I also know that I don’t like sharing certain things, and that has been a hard truth to claim without apology. In a world that often frames sharing as inherently good and boundary-setting as selfish, it can be uncomfortable to say that some things are mine and I want them to remain mine, especially when those things are tied to comfort, sensory preferences, and emotional grounding. My mugs, as simple as that might sound, are part of that system for me, and sharing them doesn’t feel neutral or casual, it feels like giving away something that helps me stay regulated, which is not a small thing.
I’ve also noticed how much calmer, kinder, and more present I am when my environment feels predictable and my belongings are where I expect them to be. I already navigate a world that requires constant adjustment, whether that’s managing executive functioning challenges, sensory input, or the ongoing effort of social interpretation, and when my physical space is consistent, it frees up capacity for me to show up more fully in my relationships and my life. When that consistency is disrupted over and over again, it’s not just about the object that’s missing, it’s about the cumulative impact of feeling like my needs are optional or easily dismissed.
And that’s really what sits underneath all of this, because when I’ve clearly communicated a boundary and it’s ignored or minimized, it doesn’t land as a small oversight, it lands as a kind of invisibility, a message that what matters to me doesn’t carry enough weight to be remembered or respected. Like many neurodivergent people, I have spent years adapting, softening, letting things go, telling myself not to make a big deal out of things that felt big in my body, and I’m no longer willing to do that at the expense of my own regulation and wellbeing.

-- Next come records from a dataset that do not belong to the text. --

# omroot/DeepLearningInAssetPricing_PaperReplication

Measured on AMD Instinct MI355X. Metric: epochs/sec (3-phase GAN), higher is better.
Workload: dtype bf16; 1 GPU; model=Chen-Pelger-Zhu GAN: LSTM[4] + SDF FFN[64,64] + 8 tanh moments, global_batch=1, seq_len=240, panel=T=240/60/300 N=3000 F=46 M=178, bench_config=real, wide_layer0=False, models_per_gpu=1, parallelism=ensemble-dp1, backend=none

## Files before the change

csrc/engine.cpp:

```cpp
#include <cstdint>
#include <cstdlib>
#include <hip/hip_runtime.h>
#include <pybind11/numpy.h>
#include <pybind11/pybind11.h>
#include <pybind11/stl.h>

#include <execinfo.h>
#include <signal.h>
#include <sys/syscall.h>
#include <unistd.h>

#include <atomic>
#include <cmath>
#include <cstring>
#include <map>
#include <memory>
#include <mutex>
#include <stdexcept>
#include <string>
#include <vector>

#include <chrono>

#include "engine_plan.h"
// ... 137 lines not shown
    {
      hipDeviceProp_t prop;
      int dev = 0;
      HIP_OK(hipGetDevice(&dev));
      HIP_OK(hipGetDeviceProperties(&prop, dev));
      std::vector<uint32_t> mask((prop.multiProcessorCount + 31) / 32, 0u);
      for (int cu = 0; cu < prop.multiProcessorCount; ++cu) mask[cu / 32] |= 1u << (cu % 32);
      HIP_OK(hipExtStreamCreateWithCUMask(&st2_, (uint32_t)mask.size(), mask.data()));
    }
    own_st_ = st_;
    for (hipEvent_t& e : ev_) HIP_OK(hipEventCreateWithFlags(&e, hipEventDisableTiming));
    build_desc(F, M, nrnn, H, raw_macro_sdf, hidden, mom_hidden, K, dropout, normalize_w, weighted,
               residual, fp32);
    prog_.alloc((size_t)G * 3 * 16);
    esync_.alloc(64);
    d_desc_.alloc(sizeof(ModelDesc));
    HIP_LEGACY(hipMemcpy(d_desc_.p, &md_, sizeof(ModelDesc), hipMemcpyHostToDevice));
    models_.resize(G);
    for (int g = 0; g < G; ++g) {
      ModelState& S = models_[g];
      S.dropout = dropout;
      S.params.alloc(md_.P); S.grads.alloc(md_.P); S.m.alloc(md_.P); S.v.alloc(md_.P);
      S.snap_loss.alloc(md_.P); S.snap_sharpe.alloc(md_.P);
      S.gnorm.alloc(1); S.best.alloc(3); S.aux.alloc((size_t)2 * md_.md.aux_floats);
      S.hist.alloc((size_t)max_epochs_ * HIST_W);
      S.adam_step.alloc(2); S.drop_step.alloc(1); S.snap_flags.alloc(2); S.ep.alloc(2); S.upd_ctr.alloc(1);
      S.tail_ctr.alloc(lstm_tail_words());
      S.blob.alloc((size_t)2 * md_.md.blob_frags * 512 * xw());
      S.blob0.alloc((size_t)std::max(1, md_.md.b0_frags) * 512 * xw());
      S.wproj.alloc((size_t)(md_.proj_mp + 2) * md_.proj_np);
// ... 846 lines not shown
  }
  EvalPass eval_pass(int phase) const {
    EvalPass ep;
    ep.gram = gram_eval() && plan_ev_[phase];
    return ep;
  }
  const LossJob* loss_tab(int phase, bool gram) const {
    return gram ? as<LossJob>(j_loss_gram_[phase]) : as<LossJob>(j_loss_train_[phase]);
  }
  double capture_s_ = 0.0;
  double host_launch_s_ = 0.0;
  long host_launch_n_ = 0;
  DevBuf<char> j_rnn_all_;
  DevBuf<int> prog_;
  DevBuf<int> esync_;
  int cap_train_ = 0, cap_eval_ = 0, cap_all_ = 0;
  int tail_cap_ = 0;
  PhasePlan plan_[4];
  static int fused_grid(int want, int njobs, int cap) {
    if (cap <= 0 || njobs <= 0) return 0;
    const int gx = std::min(want, cap / njobs - 1);
    return gx >= 16 ? gx : 0;
  }
  int eval_grid() const {
    int gx = std::max(gx_fwd_[1], gx_fwd_[2]);
    if (k_.eval_gx > 0) gx = std::min(gx, k_.eval_gx);
    return gx;
  }
  int train_fwd_grid(int phase) const { return phase == 2 ? gx_fwd_[0] : gx_fwd13_; }
  int ne_per_model() const { return G_ > 0 && n_eval_jobs_ % G_ == 0 ? n_eval_jobs_ / G_ : 0; }
// ... 12 lines not shown
      p.eval_gx_solo = eval_gx;
      p.eval_fusable = eval_fusable;
      const int gx = fused_grid(train_fwd_grid(phase), G_, cap_train_);
      p.fused_fwd = (phase != 2 || k_.fused_p2) && overlap && fits(splits_[0].T) && gx > 0;
      p.train_gx = p.fused_fwd ? gx : 0;
      p.selfproj = p.fused_fwd && k_.self_proj && !train_mom(phase);
      const int gxa = cap_all_ > 0 && ne > 0 ? std::min(train_fwd_grid(phase), cap_all_ / G_ - 1 - ne) : 0;
      p.eval_in_fwd = k_.eval_in_fwd && phase != 2 && ne > 0 && p.fused_fwd && fits(tmax_fwd_all()) && gxa >= 16;
      p.all_gx = p.eval_in_fwd ? gxa : 0;
      p.sep_eval = k_.eval_sep && phase != 2 && p.fused_fwd && eval_fusable;
      p.tail_fused = k_.fused_tail && !xs_on_ && phase != 2 && have0 && lstm_tail_supported(md_, splits_[0].T);
      const int nadam = (md_.P_sdf + ADAM_PB - 1) / ADAM_PB;
      p.adam_in_tail = k_.tail_adam != 0 && !safe_mode_ && p.tail_fused && packs && tail_cap_ > 0 &&
                       2 * G_ * nadam <= tail_cap_;
      p.split_graphs = k_.split_graphs && !safe_mode_ && p.adam_in_tail && (p.sep_eval || p.eval_in_fwd);
      p.mom_tail = phase == 2 && k_.mom_tail && !xs_on_ && packs && have0 && mom_tail_supported(md_, splits_[0].T);
      p.p2_lstm_cached = phase == 2 && k_.p2_lstm_cache && md_.nrnn > 0 && (md_.nrnn == 1 || md_.dropout == 0.f) &&
                         !xs_on_;
      plan_[phase] = p;
    }
  }
  RunMode run_mode(int phase) const {
    const PhasePlan& p = plan_[phase];
    RunMode m;
    m.pipe = phase != 2 && n_eval_jobs_ > 0 && pipeline_;
    m.split = m.pipe && p.split_graphs;
    m.sep = m.split && p.sep_eval;
    m.tail_adam = m.split || (m.pipe && p.eval_in_fwd && k_.tail_adam == 2 && p.adam_in_tail);
    return m;
  }
 public:
  double capture_seconds() const { return capture_s_; }
  bool fused_fwd(int phase) const { return phase >= 1 && phase <= 3 && plan_[phase].fused_fwd; }
  void reset_prog_errors() {
    sync();
    std::vector<int> h((size_t)G_ * 3 * 16);
    HIP_LEGACY(hipMemcpy(h.data(), prog_.p, h.size() * sizeof(int), hipMemcpyDeviceToHost));
    for (int k = 0; k < 3 * G_; ++k) h[16 * k + 1] = 0;
    HIP_LEGACY(hipMemcpy(prog_.p, h.data(), h.size() * sizeof(int), hipMemcpyHostToDevice));
    for (ModelState& S : models_) {
      HIP_LEGACY(hipMemset(S.tail_ctr.p, 0, S.tail_ctr.n * sizeof(int)));
      HIP_LEGACY(hipMemset(S.upd_ctr.p, 0, S.upd_ctr.n * sizeof(int)));
    }
    HIP_LEGACY(hipMemset(esync_.p, 0, esync_.n * sizeof(int)));
  }
  py::dict fused_info() const {
    py::dict d;
    const RunMode m = run_mode(1);
    d["cap_train"] = cap_train_; d["cap_eval"] = cap_eval_;
    for (int ph = 1; ph <= 3; ++ph) d[("train_gx_p" + std::to_string(ph)).c_str()] = plan_[ph].train_gx;
    d["eval_gx_solo"] = plan_[1].eval_gx_solo;
    d["cap_all"] = cap_all_;
    d["tail_cap"] = tail_cap_;
    for (int ph = 1; ph <= 3; ph += 2) {
      d[("eval_in_fwd_p" + std::to_string(ph)).c_str()] = plan_[ph].eval_in_fwd;
      d[("all_gx_p" + std::to_string(ph)).c_str()] = plan_[ph].all_gx;
    }
    d["eval_per_model"] = ne_per_model();
    d["fused_tail"] = plan_[1].tail_fused;
    d["mom_tail"] = plan_[2].mom_tail;
    d["p2_lstm_cached"] = plan_[2].p2_lstm_cached;
    d["adam_in_tail"] = m.tail_adam && plan_[1].eval_in_fwd;
    d["split_graphs"] = m.split;
    d["eval_sep"] = m.sep;
    d["host_launch_us_per_epoch"] = host_launch_n_ ? 1e6 * host_launch_s_ / host_launch_n_ : 0.0;
    d["bwd_nfine"] = nfine_; d["bwd_fpw"] = fpw_;
    d["fused_pack"] = inv_code_.p != nullptr;
    d["bwd_lds_fpw1"] = (long)mlp_bwd_lds_bytes(md_.md, slab_stride(), 1);
    d["bwd_lds_fpw4"] = (long)mlp_bwd_lds_bytes(md_.md, slab_stride(), 4);
    return d;
  }
  int prog_timeouts() {
    sync();
    std::vector<int> h((size_t)G_ * 3 * 16);
    HIP_LEGACY(hipMemcpy(h.data(), prog_.p, h.size() * sizeof(int), hipMemcpyDeviceToHost));
    int n = 0;
    for (int k = 0; k < 3 * G_; ++k) n += h[16 * k + 1];
    return n;
  }
// ... 450 lines not shown
  }
  void join_eval_gram() {
    if (!eval_gram_pending_) return;
    HIP_OK(hipStreamWaitEvent(st_, ev_[EV_GRAM], 0));
    eval_gram_pending_ = false;
  }

  void rebuild_jobs() {
    HTRACE("rebuild_jobs");
    sync();
    if (st2_) HIP_OK(hipStreamSynchronize(st2_));
    for (ModelState& S : models_) {
      HIP_LEGACY(hipMemset(S.tail_ctr.p, 0, S.tail_ctr.n * sizeof(int)));
      HIP_LEGACY(hipMemset(S.upd_ctr.p, 0, S.upd_ctr.n * sizeof(int)));
    }
    tail_cap_ = splits_[0].set && lstm_tail_supported(md_, splits_[0].T) ? lstm_tail_capacity(md_, splits_[0].T) : 0;
    for (auto& kv : graphs_) retire_graph_exec(kv.second, st_);
    graphs_.clear();
    fwd_tables_.clear();
    j_mlp_bwd_dh_.free();
    {
      const int want = k_.bwd_fpw;
      const int tps = std::max(md_.tps_s, md_.tps_m);
      fpw_ = (want == 4 && !md_.tbwd && mlp_bwd_fpw_fits(md_.md, md_.KS1, slab_stride(), tps, 4)) ? 4 : 1;
      gx_bwd_ = nfine_ / fpw_;
    }
    std::vector<RnnJob> rt, re;
    std::vector<LossJob> le, led;
    std::vector<MlpJob> me;
    std::vector<FinJob> fj;
// ... 298 lines not shown
      HTRACE("launch_mlp_fwd_zx");
      launch_mlp_fwd_zx(as<MlpJob>(j_mlp_eval_), n_eval_jobs_, std::max(1, k_.zx_gx / n_eval_jobs_), md_.md, md_.WMB, st);
    } else {
      if (md_.md.wide)
        launch_proj0(as<WideJob>(j_wide_eval_), n_eval_jobs_, std::max(gx_proj_[1], gx_proj_[2]), md_.md, md_.WMB, st);
      HTRACE("launch_mlp_fwd");
      if (fused_eval(ep))
        launch_mlp_fwd_rnn(as<MlpJob>(j_mlp_eval_), as<RnnJob>(j_rnn_eval_), dd(), n_eval_jobs_, plan_[1].eval_gx_solo,
                           md_.md, md_.KS1, md_.WMB, md_.H, md_.nrnn, tmax_eval_, st, k_.h_cache, 0, ep.selfproj);
      else
        launch_mlp_fwd(as<MlpJob>(j_mlp_eval_), n_eval_jobs_, eval_grid(), md_.md, md_.KS1, md_.WMB, st, k_.h_cache);
    }
    const LossJob* le = as<LossJob>(ep.gram ? j_loss_eval_ : j_loss_eval_dense_);
    HTRACE("launch_period_fwd");
    period_fwd(le, n_eval_jobs_, tmax_eval_, st, false, 6);
    if (ep.gram) {
      HTRACE("launch_period_bwd(eval)");
      launch_period_bwd(le, n_eval_jobs_, tmax_eval_, st);
    } else {
      HTRACE("launch_asset");
      launch_asset(le, n_eval_jobs_, nmax_eval_, md_.K, st);
      if (xs_on_) { launch_xs_loss_sums(le, n_eval_jobs_, st); xs_call("loss", 6, st); }
    }
    HTRACE("launch_job_metrics");
    launch_job_metrics(le, n_eval_jobs_, st);
  }
  void enqueue_eval_solo(int phase) {
    EvalPass ep = eval_pass(phase);
    ep.solo = true;
    enqueue_eval(st_, ep);
  }
  void enqueue_epoch_end(int phase, int ignore_epoch, float sel, hipStream_t st, int signal = 0) {
    HTRACE("launch_epoch_end");
    launch_epoch_end(as<EpochJob>(j_epoch_[phase]), G_, phase, ignore_epoch, sel, md_.residual_factor,
                     md_.P, st, signal);
  }
  void enqueue_epoch(int phase, float lr, int ignore_epoch, float sel, bool lstm_once) {
    TrainPass tp = epoch_pass(phase, lr);
    tp.mom_adam = plan_[phase].mom_tail;
    tp.lstm_once = lstm_once;
    enqueue_train_grads(tp);
    if (!tp.mom_adam) enqueue_update(phase, lr);
    if (phase != 2) enqueue_eval_solo(phase);
    enqueue_epoch_end(phase, ignore_epoch, sel, st_);
  }
  void enqueue_head(int phase, float lr, int part) {
    TrainPass tp = epoch_pass(phase, lr);
    tp.part = part;
    enqueue_train_grads(tp);
    enqueue_dropmask(phase, 1, st_);
// ... 10 lines not shown
    tp.esig = sep ? nullptr : esync_.p;
    enqueue_train_grads(tp);
  }
  void enqueue_eval_split(int phase, int ignore_epoch, float sel) {
    EvalPass ep = eval_pass(phase);
    if (plan_[phase].sep_eval) {
      HTRACE("launch_wait_gen");
      launch_wait_gen(as<UpdJob>(j_upd_), G_, k_.spin_limit, st2_);
      ep.sep = true;
      ep.selfproj = k_.self_proj && k_.h_cache;
      if (!ep.selfproj) launch_proj(as<RnnJob>(j_rnn_eval_), n_eval_jobs_, tmax_eval_, dd(), md_, st2_, !k_.h_cache);
    } else {
      HTRACE("launch_wait_count");
      launch_wait_count(esync_.p, ne_per_model() * G_, k_.spin_limit, prog_.p, G_, st2_);
    }
    enqueue_eval_towers(st2_, ep);
    enqueue_dropmask(phase, 1, st2_);
    enqueue_epoch_end(phase, ignore_epoch, sel, st2_, 1);
  }
  void enqueue_pipe(int phase, float lr, int ignore_epoch, float sel) {
    HIP_OK(hipEventRecord(ev_[EV_FORK], st_));
    HIP_OK(hipStreamWaitEvent(st2_, ev_[EV_FORK], 0));
    TrainPass tp = epoch_pass(phase, lr);
    tp.premasked = true;
    const EvalPass ep = eval_pass(phase);
    if (plan_[phase].eval_in_fwd) {
      const bool ta = run_mode(phase).tail_adam;
      tp.eval_rnn = tp.mark_fwd = tp.tail_metrics = true;
      tp.tail_adam = ta ? 2 : 0;
      enqueue_train_grads(tp);
      HIP_OK(hipStreamWaitEvent(st2_, ev_[EV_FWD], 0));
      enqueue_eval_towers(st2_, ep);
      if (ta) {
        enqueue_dropmask(phase, 1, st2_);
        enqueue_epoch_end(phase, ignore_epoch, sel, st2_, 1);
        HIP_OK(hipEventRecord(ev_[EV_JOIN], st2_));
        HIP_OK(hipStreamWaitEvent(st_, ev_[EV_JOIN], 0));
        return;
      }
      enqueue_epoch_end(phase, ignore_epoch, sel, st2_);
      enqueue_dropmask(phase, 1, st2_);
    } else {
      tp.eval_prologue = st2_;
      tp.defer_metrics = true;
      enqueue_train_grads(tp);
      enqueue_eval_towers(st2_, ep);
// ... 212 lines not shown
```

What I need isn’t complicated, even if it might feel unfamiliar to others, because it comes down to respect, consideration, and a willingness to take my words seriously the first time I say them. I need my belongings to be treated as mine, especially the ones I’ve named as important, I need things that are borrowed to be returned in a timely and respectful way, and I need my reactions to be met with curiosity rather than dismissal, with an understanding that what might seem small on the surface is connected to something much deeper in my lived experience.
And if you’re someone who also feels this, who needs your things to stay where you left them, who feels that intense ripple when something is moved or taken without asking, you’re not being unreasonable, you’re responding to your nervous system in a way that makes sense. You’re not asking for too much, you’re asking for something that allows you to feel regulated, respected, and at ease in your own space.
And to my family, who I love deeply and genuinely enjoy sharing my home with, this is said with both affection and sincerity, please, just leave my mug alone, because if it disappears again, I cannot guarantee there won’t be labels, hiding spots, or a level of creativity in mug protection that none of us are prepared for.